En los últimos metros que separan el carro de medicación de la cama del paciente.
En esta etapa confluyen múltiples factores: procesos manuales, interrupciones, presión asistencial y escasa trazabilidad en tiempo real. En esta nota analizamos por qué la administración de medicamentos concentra el mayor riesgo, qué muestran los estudios y cómo la tecnología puede ayudar a mejorar la seguridad del paciente.
¿Dónde ocurren los errores de medicación?
La Organización Mundial de la Salud lleva años cuantificando el impacto de la medicación insegura. El dato más citado indica que el costo global asociado a errores de medicación ronda los US$ 42.000 millones anuales, equivalente a casi el 1% del gasto sanitario mundial.
Solo en Estados Unidos estos errores provocan al menos una muerte por día y afectan a aproximadamente 1,3 millones de personas cada año.
En Argentina no contamos con estadísticas igual de detalladas, pero los estudios internacionales permiten observar patrones consistentes. Una investigación realizada en hospitales europeos identificó casi 17 errores de medicación por cada 100 pacientes-día.
Sin embargo, la pregunta importante no es únicamente cuántos errores ocurren.
La verdadera pregunta es: ¿en qué etapa ocurren los errores que efectivamente llegan al paciente?

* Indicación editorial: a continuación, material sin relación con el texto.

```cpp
__device__ __forceinline__ void dwpw_pipe_block(const DwPwArgs& a, unsigned char* smem, unsigned bid, unsigned nblocks)
{
    constexpr int TW = 8, TH = 4, NO = TW * TH, C = 96, KQ = C / 8, KS = KQ / 2, AST = C + 8, R = 4;
    constexpr int WW = TW + 2, WR = TH + 2, CQ = C / 4, NP = 8;
    constexpr unsigned WROW = 4096;
    static_assert(2 * NO * AST * 2 == DWPW_PLANES && WR * WROW == DWPW_WIN && WW * CQ * 16 <= WROW && 3 * NP == 4 * WR, "LDS carve; three wavefronts x two rows");
    typedef float f32x4 __attribute__((ext_vector_type(4)));
    h16* Ah = reinterpret_cast<h16*>(smem);
    h16* Al = Ah + NO * AST;
    const unsigned char* win = smem + DWPW_PLANES;
    const unsigned lds_win = (unsigned)(size_t)(__attribute__((address_space(3))) unsigned char*)smem + (unsigned)DWPW_PLANES;
    const int t = threadIdx.x, lane = t & 63, wave = __builtin_amdgcn_readfirstlane(t >> 6), l31 = lane & 31, h = lane >> 5;
    const int tx_n = (a.W + TW - 1) / TW, ty_n = (a.H + TH - 1) / TH, per_img = tx_n * ty_n;
    const int tiles = a.B * per_img;
    const int TL = (tiles + 7) >> 3, GL = (int)(nblocks >> 3);
    const int tend = ((int)(bid & 7u) + 1) * TL < tiles ? ((int)(bid & 7u) + 1) * TL : tiles;
    const int tile0 = (int)(bid & 7u) * TL + (int)(bid >> 3);
    if (tile0 >= tend) return;

    const int cq = t % CQ, run = t / CQ;
    const int c = cq * 4, ry = run >> 1, rx = (run & 1) * R;
    struct Pos { int b, oy0, ox0; };
    auto decode = [&](int tile) {
        const int b = tile / per_img, trem = tile - b * per_img, ty = trem / tx_n;
        return Pos{__builtin_amdgcn_readfirstlane(b), __builtin_amdgcn_readfirstlane(ty * TH), __builtin_amdgcn_readfirstlane((trem - ty * tx_n) * TW)};
    };
    auto issue = [&](const Pos& p) {
        int tt = t;
        asm volatile("" : "+v"(tt));
        const int ln = tt & 63;
        unsigned xo[4];
#pragma unroll
        for (int k = 0; k < 4; ++k) {
            int q = ln + 64 * k;
            if (k == 3) q = q < WW * CQ - 1 ? q : WW * CQ - 1;
            const int px = q / CQ, qq = q - px * CQ;
            int ix = p.ox0 - 1 + px;
            ix = ix < 0 ? 0 : (ix < a.W ? ix : a.W - 1);
            xo[k] = (unsigned)(ix * C + qq * 4) * 4u;
        }
        const unsigned dst = lds_win + (unsigned)wave * (2u * WROW);
#pragma unroll
        for (int i = 0; i < NP; ++i) {
            int iy = p.oy0 - 1 + 2 * wave + (i >> 2);
            iy = iy < 0 ? 0 : (iy < a.H ? iy : a.H - 1);
            const unsigned row = (unsigned)((p.b * a.H + iy) * a.W) * (unsigned)(C * 4);
            dma16(reinterpret_cast<const char*>(a.in) + row, xo[i & 3], dst + (unsigned)(i >> 2) * WROW + (unsigned)(i & 3) * 1024u);
        }
    };
    int t1 = tile0 + GL < tend ? tile0 + GL : -1;
    Pos cur = decode(tile0), nxt = cur;
    issue(cur);

    f32x4 wd[9];
#pragma unroll
    for (int k = 0; k < 9; ++k) wd[k] = *reinterpret_cast<const f32x4*>(a.wdw + k * C + c);
    f32x4 bd = *reinterpret_cast<const f32x4*>(a.bdw + c);
    h16x8 gh[KS], gl[KS];
#pragma unroll
    for (int ks = 0; ks < KS; ++ks) {
        const size_t off = ((size_t)(ks * 2 + h) * a.Npad + wave * 32 + l31) * 8;
        gh[ks] = *reinterpret_cast<const h16x8*>(reinterpret_cast<const h16*>(a.Wh) + off);
        gl[ks] = *reinterpret_cast<const h16x8*>(reinterpret_cast<const h16*>(a.Wl) + off);
    }
    float gbias = a.bias[wave * 32 + l31];
    static_assert(KS == 6, "23 asm operands");
    asm volatile("s_waitcnt vmcnt(0)"
                 : "+v"(wd[0]), "+v"(wd[1]), "+v"(wd[2]), "+v"(wd[3]), "+v"(wd[4]), "+v"(wd[5]), "+v"(wd[6]), "+v"(wd[7]), "+v"(wd[8]), "+v"(bd), "+v"(gbias),
                   "+v"(gh[0]), "+v"(gh[1]), "+v"(gh[2]), "+v"(gh[3]), "+v"(gh[4]), "+v"(gh[5]), "+v"(gl[0]), "+v"(gl[1]), "+v"(gl[2]), "+v"(gl[3]), "+v"(gl[4]), "+v"(gl[5])
                 :: "memory");
    float amax = 0.0f;
    const int j4 = lane & 3;
    const int nq = wave * 32 + (l31 & ~3);
    const unsigned wbase = (unsigned)ry * WROW + (unsigned)((rx * CQ + cq) * 16);
    auto depthwise = [&](auto masked) {
        constexpr bool MASKED = decltype(masked)::value;
        unsigned wok = 0;
        if constexpr (MASKED) {
            int tt = t;
            asm volatile("" : "+v"(tt));
            const int rn = tt / CQ, oy = cur.oy0 + (rn >> 1), ox = cur.ox0 + (rn & 1) * R;
            const int jlo = ox < 1 ? 1 - ox : 0, jhi = min(max(a.W + 1 - ox, 0), R + 2);
            const int klo = oy < 1 ? 1 - oy : 0, khi = oy < a.H ? min(a.H + 1 - oy, 3) : 0;
            const unsigned xb = jhi > jlo ? (1u << jhi) - (1u << jlo) : 0u, yb = khi > klo ? (1u << khi) - (1u << klo) : 0u;
            wok = ((yb & 1u) ? xb : 0u) | ((yb & 2u) ? xb << (R + 2) : 0u) | ((yb & 4u) ? xb << (2 * (R + 2)) : 0u);
        }
        const unsigned char* wp = win + wbase;
        float4 acc[R];
#pragma unroll
        for (int o = 0; o < R; ++o) acc[o] = make_float4(bd.x, bd.y, bd.z, bd.w);
#pragma unroll
        for (int ky = 0; ky < 3; ++ky) {
            float4 row[R + 2];
#pragma unroll
            for (int j = 0; j < R + 2; ++j) {
                row[j] = *reinterpret_cast<const float4*>(wp + ky * WROW + j * (CQ * 16));
                if constexpr (MASKED) row[j] = vmask(row[j], 0u - ((wok >> (ky * (R + 2) + j)) & 1u));
            }
#pragma unroll
            for (int o = 0; o < R; ++o)
#pragma unroll
                for (int kx = 0; kx < 3; ++kx) {
                    const f32x4 w = wd[ky * 3 + kx];
                    vfma(acc[o], row[o + kx], make_float4(w.x, w.y, w.z, w.w));
                }
        }
#pragma unroll
        for (int o = 0; o < R; ++o) {
            const float4 v = vact(acc[o], a.dw_act);
            const int op = ry * TW + rx + o;
            const float x4[4] = {v.x, v.y, v.z, v.w};
            h16x4 hi, lo;
#pragma unroll
            for (int j = 0; j < 4; ++j) { amax = range_track(amax, x4[j]); hi[j] = (h16)x4[j]; lo[j] = split_lo(x4[j], hi[j]); }
            *reinterpret_cast<h16x4*>(Ah + op * AST + c) = hi;
            *reinterpret_cast<h16x4*>(Al + op * AST + c) = lo;
        }
    };
    lds_barrier();

    for (;;) {
        if (cur.oy0 >= 1 && cur.oy0 + TH < a.H && cur.ox0 >= 1 && cur.ox0 + TW < a.W) depthwise(std::false_type{});
        else depthwise(std::true_type{});
        lds_barrier();
        if (t1 >= 0) { nxt = decode(t1); issue(nxt); }

        f32x16 acc0, acc1;
#pragma unroll
        for (int k = 0; k < 16; ++k) { acc0[k] = 0.0f; acc1[k] = 0.0f; }
        const h16* Ahb = Ah + l31 * AST + h * 8;
        const h16* Alb = Al + l31 * AST + h * 8;
#pragma unroll
        for (int ks = 0; ks < KS; ++ks) {
            const h16x8 ah = *reinterpret_cast<const h16x8*>(Ahb + ks * 16);
            const h16x8 al = *reinterpret_cast<const h16x8*>(Alb + ks * 16);
            split_mfma(ah, al, gh[ks], gl[ks], acc0, acc1);
        }
        char* obase = reinterpret_cast<char*>(a.out);
        const unsigned lane_off = (unsigned)(((cur.b * a.H + cur.oy0) * a.W + cur.ox0 + 4 * h + j4) * C + nq) * 4u;
        const bool xin = cur.ox0 + 4 * h + j4 < a.W;
        float4 ov[4];
#pragma unroll
        for (int g = 0; g < 4; ++g) {
            float v0 = apply_act(split_join(acc0[4 * g + 0], acc1[4 * g + 0]) + gbias, a.act);
// ... 87 lines not shown
```

Baseline: 50090 images/s.

## Specialize down2 kernel for fixed channel counts with pipelined depthwise loads

Adds compile-time specializations of the stride-2 down unit kernel for 116 and 232 channels. With channel counts fixed, the depthwise window loads are software-pipelined across pixels, pixel coordinates come from float-reciprocal division, boundary masks are packed into bits, weight fragment offsets come from a precomputed tile layout, and weight prefetch is deferred or unrolled with scheduling barriers. The goal is to cut index arithmetic and hide global-load latency in the depthwise phase. In exchange it adds more template instances, raises register pressure, and relies on the float division being exact for maps smaller than the guarded size.

```diff
diff --git a/yolo-nano_amd/csrc/kernels_chain.hip b/yolo-nano_amd/csrc/kernels_chain.hip
--- a/yolo-nano_amd/csrc/kernels_chain.hip
+++ b/yolo-nano_amd/csrc/kernels_chain.hip
@@ -1,5 +1,6 @@
 #include "yn_internal.h"
 #include "yn_device.h"
+#include "yn_unit_tile.h"
 
 #include <cstdlib>
 #include <type_traits>
@@ -949,21 +950,22 @@
 #undef YN_DUP
 }
 
-template <int NT, int D>
+template <int NT, int D, int CIN = 0, int BF = 0, bool CHAIN = false>
 __global__ __launch_bounds__(256, NT == 1 ? 3 : 1) void down2_kernel(Down2Args a)
 {
     constexpr int BM = 32;
+    constexpr bool CT = BF > 0;
     extern __shared__ __attribute__((aligned(16))) float d2_smem[];
-    const int bf = a.bf, cin = a.cin;
+    const int bf = CT ? BF : a.bf, cin = CT ? CIN : a.cin;
     const int KQ2 = (bf + 7) >> 3, KQ1 = (cin + 7) >> 3, PS2 = plane_stride(bf), PS1 = plane_stride(cin);
     const int S2 = (KQ2 + 1) >> 1, S1 = (KQ1 + 1) >> 1, S = S2 + S1;
-    const bool chain = a.W1nh != nullptr;
+    const bool chain = CT ? CHAIN : a.W1nh != nullptr;
     h16* A2h = reinterpret_cast<h16*>(d2_smem);
     h16* A2l = A2h + BM * PS2;
     h16* A1h = A2l + BM * PS2;
     h16* A1l = A1h + BM * PS1;
 
-    const int t = threadIdx.x, lane = t & 63, wave = t >> 6, l31 = lane & 31, h = lane >> 5;
+    const int t = threadIdx.x, lane = t & 63, wave = CT ? __builtin_amdgcn_readfirstlane(t >> 6) : t >> 6, l31 = lane & 31, h = lane >> 5;
     const int Ho = (a.H - 1) / 2 + 1, Wo = (a.W - 1) / 2 + 1, HWo = Ho * Wo, Mo = a.B * HWo;
     const int m0 = (int)xcd_block(blockIdx.x, gridDim.x) * BM;
     if (m0 >= Mo) return;
@@ -977,82 +979,210 @@
 #endif
     YN_TS();
     const int G2 = (S2 + D - 1) / D * D, G1 = (S1 + D - 1) / D * D;
+    constexpr unsigned NPAD = 32u * ((BF + 31) / 32);
+    static_assert(!CT || (!(BF & 3) && !(CIN & 3) && BF <= 256 && CIN <= 256 && NPAD == 128u * NT), "down2_covers, and four wavefronts x NT column tiles = Npad");
+    static_assert(!CT || ((((BF + 7) >> 3) + 1) / 2 > D && (((CIN + 7) >> 3) + 1) / 2 > D), "a padded step's slot holds the fragments of a real step");
     h16x8 bq[D][NT][2];
+    unsigned lw = ((unsigned)h * NPAD + (unsigned)(wave * NT * 32 + l31)) * 16u;
+    if constexpr (CT) asm volatile("" : "+v"(lw));
     auto load_b = [&](int s, h16x8 (&dst)[NT][2]) {
-        const bool second = s >= G2, third = s >= G2 + G1;
-        const int ks = third ? s - (G2 + G1) : (second ? s - G2 : s), KQ = (second && !third) ? KQ1 : KQ2;
-        const h16* Wh = reinterpret_cast<const h16*>((third && chain) ? a.W1nh : ((second && !third) ? a.W3h : a.W2h));
-        const h16* Wl = reinterpret_cast<const h16*>((third && chain) ? a.W1nl : ((second && !third) ? a.W3l : a.W2l));
-        const int kq = min(ks * 2 + h, KQ - 1);
-#pragma unroll
-        for (int nt = 0; nt < NT; ++nt) {
-            const int n = min((wave * NT + nt) * 32 + l31, a.Npad - 1);
-            const size_t off = ((size_t)kq * a.Npad + n) * 8;
-            dst[nt][0] = *reinterpret_cast<const h16x8*>(Wh + off);
-            dst[nt][1] = *reinterpret_cast<const h16x8*>(Wl + off);
-        }
-    };
-#pragma unroll
-    for (int j = 0; j < D; ++j) load_b(j, bq[j]);
+        if constexpr (CT) {
+            const int g = s >= G2 + G1 ? 2 : (s >= G2 ? 1 : 0);
+            const int ks = s - (g == 2 ? G2 + G1 : (g == 1 ? G2 : 0));
+            if (s >= G2 + G1 + (CHAIN ? G2 : 0) || ks >= (g == 1 ? S1 : S2)) return;
+            const char* Wh = reinterpret_cast<const char*>(g == 2 ? a.W1nh : (g == 1 ? a.W3h : a.W2h));
+            const char* Wl = reinterpret_cast<const char*>(g == 2 ? a.W1nl : (g == 1 ? a.W3l : a.W2l));
+            const unsigned off = g == 1 ? frag_step_off<((CIN + 7) >> 3), NPAD>(lw, ks, h) : frag_step_off<((BF + 7) >> 3), NPAD>(lw, ks, h);
+#pragma unroll
+            for (int nt = 0; nt < NT; ++nt) {
+                dst[nt][0] = *reinterpret_cast<const h16x8*>(Wh + (off + (unsigned)nt * 512u));
+                dst[nt][1] = *reinterpret_cast<const h16x8*>(Wl + (off + (unsigned)nt * 512u));
+            }
+        } else {
+            const bool second = s >= G2, third = s >= G2 + G1;
+            const int ks = third ? s - (G2 + G1) : (second ? s - G2 : s), KQ = (second && !third) ? KQ1 : KQ2;
+            const h16* Wh = reinterpret_cast<const h16*>((third && chain) ? a.W1nh : ((second && !third) ? a.W3h : a.W2h));
+            const h16* Wl = reinterpret_cast<const h16*>((third && chain) ? a.W1nl : ((second && !third) ? a.W3l : a.W2l));
+            const int kq = min(ks * 2 + h, KQ - 1);
+#pragma unroll
+            for (int nt = 0; nt < NT; ++nt) {
+                const int n = min((wave * NT + nt) * 32 + l31, a.Npad - 1);
+                const size_t off = ((size_t)kq * a.Npad + n) * 8;
+                dst[nt][0] = *reinterpret_cast<const h16x8*>(Wh + off);
+                dst[nt][1] = *reinterpret_cast<const h16x8*>(Wl + off);
+            }
+        }
+    };
+    constexpr bool BQ_FIRST = !CT || NT > 1;
+    if constexpr (BQ_FIRST) {
+#pragma unroll
+        for (int j = 0; j < D; ++j) load_b(j, bq[j]);
+    }
     float amax = 0.0f;
-    auto dw_branch = [&](const float* __restrict__ src, int C, const float* __restrict__ wd, const float* __restrict__ bd, int act, h16* Ph, h16* Pl, int PS) {
-        const int cqn = C >> 2, ppl = 256 / cqn;
-        const int cq = t % cqn, pl = t / cqn, c = cq * 4;
-        if (pl < ppl) {
-            float4 w[9];
-#pragma unroll
-            for (int k = 0; k < 9; ++k) w[k] = *reinterpret_cast<const float4*>(wd + k * C + c);
-            const float4 bias = *reinterpret_cast<const float4*>(bd + c);
-            for (int r0 = pl; r0 < nrows; r0 += 2 * ppl) {
-                float4 win[2][9];
-#pragma unroll
-                for (int u = 0; u < 2; ++u) {
-                    const int r = r0 + u * ppl;
-                    const int m = m0 + (r < nrows ? r : r0);
-                    const int b = m / HWo, rem = m - b * HWo;
-                    const int oy = rem / Wo, ox = rem - oy * Wo;
-#pragma unroll
-                    for (int ky = 0; ky < 3; ++ky) {
-                        const int iy = 2 * oy - 1 + ky;
-                        const bool yok = iy >= 0 && iy < a.H;
-                        const float* rowp = src + ((size_t)(b * a.H + (yok ? iy : 0)) * a.W) * C + c;
-#pragma unroll
-                        for (int kx = 0; kx < 3; ++kx) {
-                            const int ix = 2 * ox - 1 + kx;
-                            const bool ok = yok && ix >= 0 && ix < a.W;
-                            win[u][ky * 3 + kx] = vmask(*reinterpret_cast<const float4*>(rowp + (size_t)(ok ? ix : 0) * C), opaque_mask(ok));
+    auto split_quad = [&](float4 acc, h16* ph, h16* pl, bool st) {
+        float x4[4] = {acc.x, acc.y, acc.z, acc.w};
+        h16x4 hi, lo;
+#pragma unroll
+        for (int j = 0; j < 4; ++j) {
+            if constexpr (CT) asm volatile("" : "+v"(x4[j]));
+            amax = range_track(amax, x4[j]); hi[j] = (h16)x4[j]; lo[j] = split_lo(x4[j], hi[j]);
+        }
+        if (st) {
+            *reinterpret_cast<h16x4*>(ph) = hi;
+            *reinterpret_cast<h16x4*>(pl) = lo;
+        }
+    };
+    if constexpr (CT) {
+        constexpr int CQ2 = BF >> 2, PPL2 = 256 / CQ2, PPT2 = BM / PPL2;
+        constexpr int CQ1 = CIN >> 2, PPL1 = 256 / CQ1, PPT1 = BM / PPL1;
+        constexpr int AH = NT == 1 ? 1 : 2, RT = PPT2 + PPT1;
+        constexpr int CPS2 = plane_stride(BF), CPS1 = plane_stride(CIN);
+        static_assert(BM % PPL2 == 0 && BM % PPL1 == 0, "every pixel lane takes the same number of pixels");
+        const int b0 = m0 / HWo, rem0 = m0 - b0 * HWo;
+        const int y0 = rem0 / Wo, x0 = rem0 - y0 * Wo;
+        const float inv_w = 1.0f / (float)Wo, inv_h = 1.0f / (float)Ho;
+        int t1 = t;
+        asm volatile("" : "+v"(t1));
+        const int cq2 = t % CQ2, pl2_ = t / CQ2, cq1 = t1 % CQ1, pl1_ = t1 / CQ1;
+        const bool on2 = pl2_ < PPL2, on1 = pl1_ < PPL1;
+        const int pl2 = on2 ? pl2_ : 0, pl1 = on1 ? pl1_ : 0, c2 = cq2 * 4, c1 = cq1 * 4;
+        float4 win[AH + 1][9];
+        int okb[AH + 1];
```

El circuito hospitalario y sus puntos críticos
El circuito del medicamento dentro de un hospital atraviesa varias etapas:- Prescripción médica
- Validación farmacéutica
- Preparación y dispensación
- Organización previa por enfermería
- Administración al paciente
- Todas presentan riesgo.
Pero existe una diferencia crítica: algunas etapas cuentan con múltiples barreras de control y otras prácticamente no.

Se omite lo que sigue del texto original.